MATERIAL PROVIDED:
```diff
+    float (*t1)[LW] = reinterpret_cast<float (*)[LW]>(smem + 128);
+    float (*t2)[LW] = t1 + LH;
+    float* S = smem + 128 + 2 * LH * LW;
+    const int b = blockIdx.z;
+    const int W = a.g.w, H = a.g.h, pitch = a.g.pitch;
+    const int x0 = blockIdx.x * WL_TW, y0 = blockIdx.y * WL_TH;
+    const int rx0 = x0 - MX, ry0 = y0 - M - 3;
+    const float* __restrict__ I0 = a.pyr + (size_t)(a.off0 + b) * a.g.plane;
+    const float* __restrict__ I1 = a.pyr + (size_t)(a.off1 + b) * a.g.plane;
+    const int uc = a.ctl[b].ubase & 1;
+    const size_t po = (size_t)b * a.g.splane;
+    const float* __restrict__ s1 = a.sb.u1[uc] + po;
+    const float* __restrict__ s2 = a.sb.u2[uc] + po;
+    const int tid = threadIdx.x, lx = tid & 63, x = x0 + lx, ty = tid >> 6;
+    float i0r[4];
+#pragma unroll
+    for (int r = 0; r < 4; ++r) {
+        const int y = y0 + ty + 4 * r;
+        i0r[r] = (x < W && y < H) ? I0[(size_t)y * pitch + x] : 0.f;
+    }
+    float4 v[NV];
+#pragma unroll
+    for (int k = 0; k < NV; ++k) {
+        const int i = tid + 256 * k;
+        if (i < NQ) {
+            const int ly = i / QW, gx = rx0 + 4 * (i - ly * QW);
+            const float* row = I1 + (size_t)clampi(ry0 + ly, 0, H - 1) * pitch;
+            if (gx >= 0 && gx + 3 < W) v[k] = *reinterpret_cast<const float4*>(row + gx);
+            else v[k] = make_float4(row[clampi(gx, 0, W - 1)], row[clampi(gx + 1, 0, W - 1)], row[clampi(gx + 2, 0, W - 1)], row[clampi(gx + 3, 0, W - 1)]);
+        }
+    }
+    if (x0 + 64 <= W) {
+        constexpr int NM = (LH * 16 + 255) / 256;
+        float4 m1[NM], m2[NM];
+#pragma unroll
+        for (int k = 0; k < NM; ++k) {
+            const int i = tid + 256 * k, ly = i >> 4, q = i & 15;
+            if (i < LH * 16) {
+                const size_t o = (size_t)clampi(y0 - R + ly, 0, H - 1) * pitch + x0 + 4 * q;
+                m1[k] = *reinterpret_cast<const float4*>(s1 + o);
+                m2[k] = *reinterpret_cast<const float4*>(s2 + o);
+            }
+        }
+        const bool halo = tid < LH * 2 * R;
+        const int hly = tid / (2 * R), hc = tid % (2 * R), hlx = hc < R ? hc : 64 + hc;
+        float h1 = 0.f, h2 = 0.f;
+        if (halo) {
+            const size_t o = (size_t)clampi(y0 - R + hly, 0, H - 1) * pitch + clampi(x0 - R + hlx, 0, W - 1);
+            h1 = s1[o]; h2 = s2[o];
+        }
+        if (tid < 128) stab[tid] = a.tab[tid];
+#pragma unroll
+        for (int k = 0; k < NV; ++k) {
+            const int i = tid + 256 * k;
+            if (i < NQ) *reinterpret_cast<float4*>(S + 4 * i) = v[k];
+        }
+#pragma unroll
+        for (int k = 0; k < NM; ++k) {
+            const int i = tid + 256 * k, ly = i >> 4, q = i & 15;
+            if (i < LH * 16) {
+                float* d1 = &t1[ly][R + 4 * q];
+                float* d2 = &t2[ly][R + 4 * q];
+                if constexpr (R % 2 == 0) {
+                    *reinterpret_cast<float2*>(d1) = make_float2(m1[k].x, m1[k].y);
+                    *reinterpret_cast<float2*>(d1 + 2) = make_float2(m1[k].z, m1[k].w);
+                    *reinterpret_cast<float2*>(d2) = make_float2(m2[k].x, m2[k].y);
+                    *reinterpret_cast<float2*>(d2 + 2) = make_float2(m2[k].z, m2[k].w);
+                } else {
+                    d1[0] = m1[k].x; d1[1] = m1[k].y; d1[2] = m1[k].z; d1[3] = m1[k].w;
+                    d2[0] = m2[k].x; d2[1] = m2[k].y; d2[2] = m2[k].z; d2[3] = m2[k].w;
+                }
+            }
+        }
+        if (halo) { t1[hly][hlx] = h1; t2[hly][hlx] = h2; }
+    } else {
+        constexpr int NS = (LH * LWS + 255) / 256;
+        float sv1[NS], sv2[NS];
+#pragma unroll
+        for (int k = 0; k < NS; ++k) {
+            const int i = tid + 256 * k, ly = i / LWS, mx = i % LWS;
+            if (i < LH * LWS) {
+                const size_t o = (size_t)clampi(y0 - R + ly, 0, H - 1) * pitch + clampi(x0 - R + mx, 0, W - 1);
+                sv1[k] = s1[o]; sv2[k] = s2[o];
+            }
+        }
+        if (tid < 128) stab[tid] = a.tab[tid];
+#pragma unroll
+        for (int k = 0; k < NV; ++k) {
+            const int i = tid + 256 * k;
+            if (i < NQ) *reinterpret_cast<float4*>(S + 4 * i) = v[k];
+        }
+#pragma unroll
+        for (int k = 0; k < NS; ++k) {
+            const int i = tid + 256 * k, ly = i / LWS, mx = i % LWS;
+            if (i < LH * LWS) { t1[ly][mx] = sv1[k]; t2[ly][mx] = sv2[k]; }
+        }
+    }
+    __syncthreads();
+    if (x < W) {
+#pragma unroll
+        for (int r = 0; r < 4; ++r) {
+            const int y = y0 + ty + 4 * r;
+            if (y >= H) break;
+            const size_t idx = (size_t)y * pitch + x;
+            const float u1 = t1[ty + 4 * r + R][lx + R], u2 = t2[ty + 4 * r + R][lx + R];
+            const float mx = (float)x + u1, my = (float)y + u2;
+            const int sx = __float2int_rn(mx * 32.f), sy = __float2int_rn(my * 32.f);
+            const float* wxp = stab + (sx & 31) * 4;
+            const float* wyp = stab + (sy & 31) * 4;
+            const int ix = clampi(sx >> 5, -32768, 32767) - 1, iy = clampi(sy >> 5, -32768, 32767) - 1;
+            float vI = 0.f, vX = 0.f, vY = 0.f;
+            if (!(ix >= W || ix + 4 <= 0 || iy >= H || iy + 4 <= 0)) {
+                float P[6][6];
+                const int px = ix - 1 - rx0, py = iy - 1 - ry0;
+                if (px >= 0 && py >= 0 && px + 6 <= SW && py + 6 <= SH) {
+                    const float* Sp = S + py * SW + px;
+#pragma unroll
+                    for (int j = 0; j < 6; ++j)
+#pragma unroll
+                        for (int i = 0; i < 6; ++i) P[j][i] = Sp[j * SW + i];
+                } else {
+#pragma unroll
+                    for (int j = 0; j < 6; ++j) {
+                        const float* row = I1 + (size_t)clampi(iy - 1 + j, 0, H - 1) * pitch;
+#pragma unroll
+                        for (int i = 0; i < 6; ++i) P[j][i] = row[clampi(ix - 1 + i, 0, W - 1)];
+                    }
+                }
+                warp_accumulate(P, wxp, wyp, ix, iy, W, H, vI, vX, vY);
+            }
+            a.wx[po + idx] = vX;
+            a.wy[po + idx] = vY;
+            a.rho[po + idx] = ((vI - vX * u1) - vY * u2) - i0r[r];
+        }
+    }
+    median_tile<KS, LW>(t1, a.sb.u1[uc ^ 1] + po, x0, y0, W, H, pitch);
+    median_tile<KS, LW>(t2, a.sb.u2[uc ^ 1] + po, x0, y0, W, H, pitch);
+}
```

==

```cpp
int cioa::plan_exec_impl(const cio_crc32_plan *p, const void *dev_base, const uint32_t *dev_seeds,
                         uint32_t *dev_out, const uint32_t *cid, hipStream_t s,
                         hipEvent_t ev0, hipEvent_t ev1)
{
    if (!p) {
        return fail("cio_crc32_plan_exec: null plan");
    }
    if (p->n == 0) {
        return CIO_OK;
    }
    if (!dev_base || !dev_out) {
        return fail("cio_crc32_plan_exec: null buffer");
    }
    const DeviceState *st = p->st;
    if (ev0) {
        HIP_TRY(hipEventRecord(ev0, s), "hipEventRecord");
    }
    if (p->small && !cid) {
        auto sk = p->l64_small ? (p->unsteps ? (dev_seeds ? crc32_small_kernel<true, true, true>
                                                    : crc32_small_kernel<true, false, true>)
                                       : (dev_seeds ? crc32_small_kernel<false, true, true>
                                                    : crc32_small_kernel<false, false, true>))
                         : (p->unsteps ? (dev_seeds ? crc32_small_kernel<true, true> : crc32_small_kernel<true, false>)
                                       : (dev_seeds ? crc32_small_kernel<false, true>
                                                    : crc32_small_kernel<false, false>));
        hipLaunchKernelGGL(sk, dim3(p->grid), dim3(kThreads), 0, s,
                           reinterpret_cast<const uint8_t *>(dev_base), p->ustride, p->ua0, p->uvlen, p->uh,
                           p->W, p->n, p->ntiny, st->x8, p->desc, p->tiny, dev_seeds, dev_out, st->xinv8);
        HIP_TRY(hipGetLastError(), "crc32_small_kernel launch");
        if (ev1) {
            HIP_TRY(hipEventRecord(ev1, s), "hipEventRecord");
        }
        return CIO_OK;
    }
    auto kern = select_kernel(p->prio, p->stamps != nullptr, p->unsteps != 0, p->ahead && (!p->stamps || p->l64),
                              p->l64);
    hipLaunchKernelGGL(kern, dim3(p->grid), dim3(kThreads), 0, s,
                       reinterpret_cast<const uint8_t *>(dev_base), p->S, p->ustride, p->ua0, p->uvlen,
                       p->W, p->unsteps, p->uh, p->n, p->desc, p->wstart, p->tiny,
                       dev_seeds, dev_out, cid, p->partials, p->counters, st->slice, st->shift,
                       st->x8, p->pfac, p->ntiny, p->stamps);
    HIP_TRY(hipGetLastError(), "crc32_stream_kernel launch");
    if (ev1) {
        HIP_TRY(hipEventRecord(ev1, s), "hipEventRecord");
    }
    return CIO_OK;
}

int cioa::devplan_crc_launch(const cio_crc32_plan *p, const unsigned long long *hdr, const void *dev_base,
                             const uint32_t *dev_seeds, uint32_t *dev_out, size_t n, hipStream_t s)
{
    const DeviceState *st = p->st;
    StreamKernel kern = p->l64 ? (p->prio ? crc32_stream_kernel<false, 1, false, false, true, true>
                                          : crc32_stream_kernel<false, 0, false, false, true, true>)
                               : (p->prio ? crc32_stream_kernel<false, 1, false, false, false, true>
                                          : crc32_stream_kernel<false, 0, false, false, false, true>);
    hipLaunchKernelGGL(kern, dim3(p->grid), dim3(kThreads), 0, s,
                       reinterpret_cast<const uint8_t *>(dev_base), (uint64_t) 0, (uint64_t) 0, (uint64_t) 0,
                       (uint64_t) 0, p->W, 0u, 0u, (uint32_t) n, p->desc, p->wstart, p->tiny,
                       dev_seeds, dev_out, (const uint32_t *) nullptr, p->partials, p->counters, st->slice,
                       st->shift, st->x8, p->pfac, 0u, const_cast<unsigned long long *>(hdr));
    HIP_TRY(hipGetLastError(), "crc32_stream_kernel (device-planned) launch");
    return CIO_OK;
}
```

---

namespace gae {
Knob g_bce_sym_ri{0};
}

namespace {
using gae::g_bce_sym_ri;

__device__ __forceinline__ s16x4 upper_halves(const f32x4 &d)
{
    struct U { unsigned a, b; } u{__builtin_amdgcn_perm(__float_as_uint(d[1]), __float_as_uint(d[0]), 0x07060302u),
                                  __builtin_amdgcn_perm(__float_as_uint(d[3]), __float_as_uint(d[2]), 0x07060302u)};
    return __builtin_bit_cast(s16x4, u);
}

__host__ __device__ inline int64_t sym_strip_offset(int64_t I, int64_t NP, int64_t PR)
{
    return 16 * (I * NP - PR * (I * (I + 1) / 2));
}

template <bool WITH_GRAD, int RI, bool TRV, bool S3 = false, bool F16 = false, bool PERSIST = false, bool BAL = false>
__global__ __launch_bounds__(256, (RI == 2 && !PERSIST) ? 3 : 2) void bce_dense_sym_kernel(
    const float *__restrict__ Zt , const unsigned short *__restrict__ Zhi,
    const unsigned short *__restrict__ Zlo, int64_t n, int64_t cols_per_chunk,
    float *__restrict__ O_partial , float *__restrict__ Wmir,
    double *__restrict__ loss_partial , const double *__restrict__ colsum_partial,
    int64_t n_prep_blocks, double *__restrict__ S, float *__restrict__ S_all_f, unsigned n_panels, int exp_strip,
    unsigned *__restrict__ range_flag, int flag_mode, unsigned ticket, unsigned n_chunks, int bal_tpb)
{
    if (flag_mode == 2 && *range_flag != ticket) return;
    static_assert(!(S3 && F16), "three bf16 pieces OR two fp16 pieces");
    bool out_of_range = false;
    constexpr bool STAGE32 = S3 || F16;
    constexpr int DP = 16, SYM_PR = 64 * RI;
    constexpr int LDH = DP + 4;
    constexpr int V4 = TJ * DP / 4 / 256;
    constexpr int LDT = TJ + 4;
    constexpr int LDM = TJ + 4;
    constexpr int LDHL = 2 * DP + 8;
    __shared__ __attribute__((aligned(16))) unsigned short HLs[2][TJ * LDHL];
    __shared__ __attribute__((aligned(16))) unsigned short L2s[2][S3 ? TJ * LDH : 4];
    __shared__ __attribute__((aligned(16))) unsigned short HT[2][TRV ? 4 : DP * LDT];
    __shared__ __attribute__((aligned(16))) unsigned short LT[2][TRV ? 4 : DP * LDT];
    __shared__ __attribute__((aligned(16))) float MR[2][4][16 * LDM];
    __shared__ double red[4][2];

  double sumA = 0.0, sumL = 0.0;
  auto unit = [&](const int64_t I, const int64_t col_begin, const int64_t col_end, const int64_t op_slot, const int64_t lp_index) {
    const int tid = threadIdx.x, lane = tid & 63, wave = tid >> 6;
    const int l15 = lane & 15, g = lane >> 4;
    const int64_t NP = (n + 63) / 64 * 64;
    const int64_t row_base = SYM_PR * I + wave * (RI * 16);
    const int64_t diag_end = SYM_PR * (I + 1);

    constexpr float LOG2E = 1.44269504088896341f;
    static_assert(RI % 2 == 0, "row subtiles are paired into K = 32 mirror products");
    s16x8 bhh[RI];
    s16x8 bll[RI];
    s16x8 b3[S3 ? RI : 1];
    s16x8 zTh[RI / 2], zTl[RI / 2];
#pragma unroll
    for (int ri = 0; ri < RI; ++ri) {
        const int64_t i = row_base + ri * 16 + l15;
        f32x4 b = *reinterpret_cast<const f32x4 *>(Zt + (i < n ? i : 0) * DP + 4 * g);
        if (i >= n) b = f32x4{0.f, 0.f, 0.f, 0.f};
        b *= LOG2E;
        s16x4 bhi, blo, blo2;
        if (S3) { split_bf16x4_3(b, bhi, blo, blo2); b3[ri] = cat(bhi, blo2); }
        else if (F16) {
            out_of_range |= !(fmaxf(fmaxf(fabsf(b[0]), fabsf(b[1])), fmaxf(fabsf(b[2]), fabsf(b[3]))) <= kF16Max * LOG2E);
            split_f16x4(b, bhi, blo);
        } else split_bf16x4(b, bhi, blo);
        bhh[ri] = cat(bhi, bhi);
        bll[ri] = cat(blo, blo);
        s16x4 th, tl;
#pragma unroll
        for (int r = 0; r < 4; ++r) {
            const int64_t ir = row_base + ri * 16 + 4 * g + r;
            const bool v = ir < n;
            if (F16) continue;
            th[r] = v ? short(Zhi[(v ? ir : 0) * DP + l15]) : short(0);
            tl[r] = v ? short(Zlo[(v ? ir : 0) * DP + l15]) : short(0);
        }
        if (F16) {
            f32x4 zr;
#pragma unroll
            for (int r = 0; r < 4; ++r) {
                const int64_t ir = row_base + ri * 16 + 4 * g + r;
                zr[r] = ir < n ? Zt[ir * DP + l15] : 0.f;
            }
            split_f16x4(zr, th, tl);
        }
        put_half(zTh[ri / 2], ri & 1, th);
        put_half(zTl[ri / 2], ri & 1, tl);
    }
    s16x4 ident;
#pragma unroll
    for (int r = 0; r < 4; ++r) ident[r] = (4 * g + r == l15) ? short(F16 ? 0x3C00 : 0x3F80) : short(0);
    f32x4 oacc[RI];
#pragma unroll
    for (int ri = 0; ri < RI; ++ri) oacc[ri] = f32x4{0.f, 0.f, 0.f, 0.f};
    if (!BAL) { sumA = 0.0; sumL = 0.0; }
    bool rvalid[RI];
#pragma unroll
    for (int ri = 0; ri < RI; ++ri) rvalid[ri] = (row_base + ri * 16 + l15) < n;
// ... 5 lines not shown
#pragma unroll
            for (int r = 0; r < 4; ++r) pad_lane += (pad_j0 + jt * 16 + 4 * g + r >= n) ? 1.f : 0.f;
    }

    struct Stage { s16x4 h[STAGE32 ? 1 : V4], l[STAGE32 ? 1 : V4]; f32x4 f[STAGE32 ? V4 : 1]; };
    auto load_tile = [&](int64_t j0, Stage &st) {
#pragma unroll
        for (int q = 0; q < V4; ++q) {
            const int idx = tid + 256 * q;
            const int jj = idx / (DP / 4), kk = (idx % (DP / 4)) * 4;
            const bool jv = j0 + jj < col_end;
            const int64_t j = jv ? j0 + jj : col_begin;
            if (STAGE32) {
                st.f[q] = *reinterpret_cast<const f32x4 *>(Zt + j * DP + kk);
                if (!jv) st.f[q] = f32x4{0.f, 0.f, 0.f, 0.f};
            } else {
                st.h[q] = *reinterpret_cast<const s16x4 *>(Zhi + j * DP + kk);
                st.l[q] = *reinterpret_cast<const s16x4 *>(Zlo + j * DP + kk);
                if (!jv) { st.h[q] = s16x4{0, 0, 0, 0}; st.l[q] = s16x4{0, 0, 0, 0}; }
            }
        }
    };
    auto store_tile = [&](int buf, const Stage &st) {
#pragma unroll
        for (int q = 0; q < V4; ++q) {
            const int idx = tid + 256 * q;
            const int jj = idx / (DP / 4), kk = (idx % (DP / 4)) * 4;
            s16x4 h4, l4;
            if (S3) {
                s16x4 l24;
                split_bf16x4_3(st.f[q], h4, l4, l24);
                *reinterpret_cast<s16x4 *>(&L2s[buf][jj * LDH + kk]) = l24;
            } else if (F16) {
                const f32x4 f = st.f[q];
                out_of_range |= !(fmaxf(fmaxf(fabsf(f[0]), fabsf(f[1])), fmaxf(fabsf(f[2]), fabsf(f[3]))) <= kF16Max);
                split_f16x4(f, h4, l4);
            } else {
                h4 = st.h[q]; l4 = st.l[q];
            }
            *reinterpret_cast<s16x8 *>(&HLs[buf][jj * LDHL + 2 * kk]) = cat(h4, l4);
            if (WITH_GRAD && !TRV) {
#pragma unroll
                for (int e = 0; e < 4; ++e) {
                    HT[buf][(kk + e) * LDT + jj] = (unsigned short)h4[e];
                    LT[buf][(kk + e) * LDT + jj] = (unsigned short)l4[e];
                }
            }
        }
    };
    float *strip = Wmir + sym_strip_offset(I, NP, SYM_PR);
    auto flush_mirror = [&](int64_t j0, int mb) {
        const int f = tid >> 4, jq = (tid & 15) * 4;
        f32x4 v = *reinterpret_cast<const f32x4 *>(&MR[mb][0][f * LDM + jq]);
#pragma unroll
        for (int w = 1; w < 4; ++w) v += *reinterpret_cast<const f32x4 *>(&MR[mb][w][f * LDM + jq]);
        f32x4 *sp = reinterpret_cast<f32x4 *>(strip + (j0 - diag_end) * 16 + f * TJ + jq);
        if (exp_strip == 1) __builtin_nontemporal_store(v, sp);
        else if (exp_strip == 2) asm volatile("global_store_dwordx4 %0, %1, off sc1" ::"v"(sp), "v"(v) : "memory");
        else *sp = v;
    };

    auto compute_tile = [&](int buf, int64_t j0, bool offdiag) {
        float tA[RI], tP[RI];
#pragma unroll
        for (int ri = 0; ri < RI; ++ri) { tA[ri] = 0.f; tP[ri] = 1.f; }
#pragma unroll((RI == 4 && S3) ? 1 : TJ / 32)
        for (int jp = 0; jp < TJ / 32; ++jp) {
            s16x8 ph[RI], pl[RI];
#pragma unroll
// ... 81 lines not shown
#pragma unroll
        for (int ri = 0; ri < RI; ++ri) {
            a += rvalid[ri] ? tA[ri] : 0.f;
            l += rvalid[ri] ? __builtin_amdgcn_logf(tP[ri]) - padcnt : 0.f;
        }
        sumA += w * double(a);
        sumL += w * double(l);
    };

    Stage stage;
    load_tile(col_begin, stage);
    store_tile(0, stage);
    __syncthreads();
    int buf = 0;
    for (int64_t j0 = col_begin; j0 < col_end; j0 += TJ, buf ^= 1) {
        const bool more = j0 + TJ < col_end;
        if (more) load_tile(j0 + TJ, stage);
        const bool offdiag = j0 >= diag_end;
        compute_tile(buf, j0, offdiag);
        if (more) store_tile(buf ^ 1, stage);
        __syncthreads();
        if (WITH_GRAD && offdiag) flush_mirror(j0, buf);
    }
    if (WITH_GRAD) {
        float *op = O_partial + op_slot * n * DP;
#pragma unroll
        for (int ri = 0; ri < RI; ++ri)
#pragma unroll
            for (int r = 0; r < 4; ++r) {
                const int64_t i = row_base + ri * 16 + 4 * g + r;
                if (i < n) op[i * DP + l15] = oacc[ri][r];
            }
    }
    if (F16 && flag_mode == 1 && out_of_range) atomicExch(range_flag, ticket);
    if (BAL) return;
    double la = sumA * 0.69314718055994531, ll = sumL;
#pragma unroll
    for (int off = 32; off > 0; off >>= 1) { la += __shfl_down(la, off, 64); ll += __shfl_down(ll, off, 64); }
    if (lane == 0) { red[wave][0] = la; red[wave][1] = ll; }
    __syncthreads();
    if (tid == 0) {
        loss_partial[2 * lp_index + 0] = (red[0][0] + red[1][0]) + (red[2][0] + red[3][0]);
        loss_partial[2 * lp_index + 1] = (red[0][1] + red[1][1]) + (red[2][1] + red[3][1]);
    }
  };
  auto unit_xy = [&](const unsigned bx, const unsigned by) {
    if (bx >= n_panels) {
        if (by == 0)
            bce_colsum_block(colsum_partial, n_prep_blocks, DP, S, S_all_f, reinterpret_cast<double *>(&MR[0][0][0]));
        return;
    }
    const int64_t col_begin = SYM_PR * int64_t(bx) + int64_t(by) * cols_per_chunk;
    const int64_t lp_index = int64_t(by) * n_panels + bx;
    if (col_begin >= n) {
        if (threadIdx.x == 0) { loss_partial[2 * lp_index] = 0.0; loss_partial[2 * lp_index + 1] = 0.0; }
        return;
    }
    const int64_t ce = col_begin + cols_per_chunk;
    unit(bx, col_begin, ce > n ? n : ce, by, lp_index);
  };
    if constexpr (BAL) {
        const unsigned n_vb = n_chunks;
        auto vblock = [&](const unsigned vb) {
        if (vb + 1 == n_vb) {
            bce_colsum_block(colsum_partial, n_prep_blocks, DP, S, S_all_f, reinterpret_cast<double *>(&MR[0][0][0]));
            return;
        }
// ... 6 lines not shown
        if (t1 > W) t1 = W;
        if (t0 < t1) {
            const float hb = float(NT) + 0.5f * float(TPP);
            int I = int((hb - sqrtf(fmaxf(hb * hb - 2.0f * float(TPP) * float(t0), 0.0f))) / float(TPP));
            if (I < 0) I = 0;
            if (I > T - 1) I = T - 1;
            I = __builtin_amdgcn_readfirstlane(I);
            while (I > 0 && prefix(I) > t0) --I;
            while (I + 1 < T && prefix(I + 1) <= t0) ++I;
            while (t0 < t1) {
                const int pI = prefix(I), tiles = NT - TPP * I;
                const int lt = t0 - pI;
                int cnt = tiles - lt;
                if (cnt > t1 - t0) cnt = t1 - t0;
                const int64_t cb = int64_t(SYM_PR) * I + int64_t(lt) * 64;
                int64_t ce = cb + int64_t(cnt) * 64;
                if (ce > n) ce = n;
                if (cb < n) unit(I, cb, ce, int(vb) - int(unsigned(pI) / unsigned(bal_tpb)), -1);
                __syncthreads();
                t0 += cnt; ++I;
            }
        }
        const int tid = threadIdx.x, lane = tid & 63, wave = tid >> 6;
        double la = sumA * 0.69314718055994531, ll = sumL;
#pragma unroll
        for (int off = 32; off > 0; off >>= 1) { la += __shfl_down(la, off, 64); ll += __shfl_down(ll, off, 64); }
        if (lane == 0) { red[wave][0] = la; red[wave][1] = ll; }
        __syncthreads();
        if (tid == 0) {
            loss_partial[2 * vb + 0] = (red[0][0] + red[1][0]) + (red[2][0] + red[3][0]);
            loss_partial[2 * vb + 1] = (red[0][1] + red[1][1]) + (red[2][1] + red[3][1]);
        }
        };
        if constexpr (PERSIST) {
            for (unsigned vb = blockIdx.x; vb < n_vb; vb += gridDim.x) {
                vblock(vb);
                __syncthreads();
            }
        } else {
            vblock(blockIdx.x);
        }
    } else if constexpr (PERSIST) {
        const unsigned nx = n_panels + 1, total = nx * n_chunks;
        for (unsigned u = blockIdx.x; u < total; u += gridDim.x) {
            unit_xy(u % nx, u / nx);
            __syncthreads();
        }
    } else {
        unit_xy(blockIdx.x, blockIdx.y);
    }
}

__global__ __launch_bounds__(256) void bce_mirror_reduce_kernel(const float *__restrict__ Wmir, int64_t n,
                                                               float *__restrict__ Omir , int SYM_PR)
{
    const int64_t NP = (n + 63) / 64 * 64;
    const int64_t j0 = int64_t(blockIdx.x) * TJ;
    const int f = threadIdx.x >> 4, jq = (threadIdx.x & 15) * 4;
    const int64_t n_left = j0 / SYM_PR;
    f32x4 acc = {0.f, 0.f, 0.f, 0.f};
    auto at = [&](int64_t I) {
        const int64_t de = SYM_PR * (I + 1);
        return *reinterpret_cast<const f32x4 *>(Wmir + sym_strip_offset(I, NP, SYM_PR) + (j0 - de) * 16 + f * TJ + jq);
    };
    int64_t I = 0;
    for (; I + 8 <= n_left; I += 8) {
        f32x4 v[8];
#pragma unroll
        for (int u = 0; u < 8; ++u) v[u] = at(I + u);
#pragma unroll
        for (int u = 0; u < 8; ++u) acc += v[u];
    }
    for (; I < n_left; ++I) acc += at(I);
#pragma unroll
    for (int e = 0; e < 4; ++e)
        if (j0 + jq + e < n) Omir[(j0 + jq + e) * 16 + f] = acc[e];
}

AIM OF THE TASK: Pull every line containing the word "ntiny" out of the entries above.

YOUR SOLUTION:
                           p->W, p->n, p->ntiny, st->x8, p->desc, p->tiny, dev_seeds, dev_out, st->xinv8);
                       st->x8, p->pfac, p->ntiny, p->stamps);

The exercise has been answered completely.